In summary, the origin of the charge carrier dynamics in PPV chains under the influence of an external electric field were analyzed employing a 2D tight-binding Hamiltonian that takes into account lattice relaxation effects. Interestingly, our results revealed that the PPV lattice loses the energy related to its conjugation during time by transferring this amount of energy to electrons that yield a polaron and a bipolaron. This energy transference activates their electric field assisted transport.
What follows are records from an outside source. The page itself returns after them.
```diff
@@ -716,7 +874,7 @@
         *reinterpret_cast<uint32_t *>(r16o + l*E + e) = pack16(r16[e], r16[e + 1]);
       }
     }
-    if (l == 0) prep_write(it, rec + band, job, band, blk, xshift, rshift, p, r_null, flip, m, s);
+    if (l == 0) prep_write(it, jb, rec + band, job, band, blk, xshift, rshift, p, r_null, flip, m, s);
   }
 }
 
@@ -2441,8 +2599,15 @@
     else for (int j = 0; j < njobs; j++) items_add(pi, j, 0, (host[j].nblocks + per_wg - 1)/per_wg);
     if (pi.nitems) kernel<<<pi.wg_start[pi.nitems], kWave, 0, s>>>(pi);
   };
-  prep(k_refb_prep_lane<15>, 0, kWave);
-  prep(k_refb_prep_lane<8>, 8, kWave);
+#ifdef ODHIP_EXPERIMENTS
+  static const bool split = getenv("ODHIP_REFB_PREP_SPLIT") != nullptr;
+  if (split) {
+    prep(k_refb_prep_lane<15>, 0, kWave);
+    prep(k_refb_prep_lane<8>, 8, kWave);
+  }
+  else
+#endif
+  prep(k_refb_prep_corner, 0, kWave);
   prep(k_refb_prep_row<8, 4>, 32, 16);
   prep(k_refb_prep_row<8, 16>, 128, 4);
 }
```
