@@ -396,67 +424,91 @@
       pf[r] = (__bf16)__builtin_amdgcn_exp2f(__builtin_fmaf(s0[r], a.scale_log2, nmb));
       pf[4 + r] = (__bf16)0.f;
     }
-    const int q = col >> 2, p = col & 3;
-    const int r0 = 4 * g + q, r1 = r0 + 16;
 #pragma unroll
     for (int j = 0; j < NB; ++j) {
-      const int c0 = j * 16 + 4 * p;
-      const char* a0 = sV + r0 * D * 2 + (v_phys<D>(r0, c0 >> 3) << 4) + (c0 & 7) * 2;
-      const char* a1 = sV + r1 * D * 2 + (v_phys<D>(r1, c0 >> 3) << 4) + (c0 & 7) * 2;
-      const s16x4v lo = ds_read_tr16(a0);
-      const s16x4v hi = ds_read_tr16(a1);
+      const s16x4v lo = ds_read_tr16(sV + vofs[j]);
+      const s16x4v hi = ds_read_tr16(sV + vofs[j] + 16 * D * 2);
       s16x8_t vv = (s16x8_t){lo[0], lo[1], lo[2], lo[3], hi[0], hi[1], hi[2], hi[3]};
       o[j] = __builtin_amdgcn_mfma_f32_16x16x32_bf16(__builtin_bit_cast(bf16x8_t, vv), pf, o[j], 0, 0, 0);
     }
     l4 = __builtin_amdgcn_mfma_f32_16x16x32_bf16(ones_bf16x8(), pf, l4, 0, 0, 0);
   };
-  auto store_o = [&](const f32x4_t (&o)[NB], float lsum, int qi) __attribute__((always_inline)) {
+  auto store_o = [&](const f32x4_t (&o)[NB], float lsum, int row_off) __attribute__((always_inline)) {
+    typedef float f32x2v __attribute__((ext_vector_type(2)));
+    typedef __bf16 bf16x2v __attribute__((ext_vector_type(2)));
+    typedef unsigned int u32x2v __attribute__((ext_vector_type(2)));
     const float inv = lsum > 0.f ? __builtin_amdgcn_rcpf(lsum) : 0.f;
-    const int row_off = qi * (int)a.o_ss * 2;
 #pragma unroll
     for (int j = 0; j < NB; ++j) {
-      typedef unsigned int u32x2v __attribute__((ext_vector_type(2)));
-      const u32x2v w = {pack2bf(o[j][0] * inv, o[j][1] * inv), pack2bf(o[j][2] * inv, o[j][3] * inv)};
-      __builtin_amdgcn_raw_buffer_store_b64(w, o_rs, row_off + (j * 16 + 4 * g) * 2, 0, 0);
+      const f32x2v lo = {o[j][0] * inv, o[j][1] * inv}, hi = {o[j][2] * inv, o[j][3] * inv};
+      const u32x2v w = {__builtin_bit_cast(unsigned int, __builtin_convertvector(lo, bf16x2v)),
+                        __builtin_bit_cast(unsigned int, __builtin_convertvector(hi, bf16x2v))};
+      __builtin_amdgcn_raw_buffer_store_b64(w, o_rs, row_off + j * 32, 0, 0);
     }
   };
 
-  for (int qbk = wid; qbk < nq16; qbk += NW) {
+  int nclean = 0, nfull = 0;
+  bool tail1 = false;
+  auto plan = [&](int q0) __attribute__((always_inline)) {
+    const int wave_kend = CAUSAL ? min(kv_len, min(q0 + 16, a.Sq) + causal_off) : kv_len;
+    const int nc = min(nkc, (wave_kend + KC - 1) / KC);
+    tail1 = nc > 0 && wave_kend - (nc - 1) * KC <= 16;
+    nfull = tail1 ? nc - 1 : nc;
+    nclean = min(nfull, kv_len / KC);
+    if constexpr (CAUSAL) nclean = min(nclean, max(q0 + causal_off + 1, 0) / KC);
+    if (!clean_split) nclean = 0;
+  };
+  f32x4_t tbias = (f32x4_t){0.f, 0.f, 0.f, 0.f};
+  if constexpr (!CAUSAL) {
+    plan(0);
+#pragma unroll
+    for (int r = 0; r < 4; ++r) tbias[r] = nfull * KC + g * 4 + r < kv_len ? 0.f : -INFINITY;
+  }
+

In the bipolaron case, a substantial amount of lattice potential energy is converted into kinetic energy for the electrons that form its structure. In the dynamical process, the bipolaron gains enough energy to overcome the potential barrier associated with the expanded region of its acoustic deformation and then move linearly during 500 fs. However, from that moment, the conversion energy mechanism keeps accelerating the bipolaronic charge that decouples from its local lattice deformations by increasing its delocalization. As a consequence, the bipolaron loses its stability. Conversely, this mechanism for conversion energy favors the polaron stability and transport. Therefore, these results suggest that the quasiparticles responsible for playing a role in the charge transport in PPV lattices are polarons.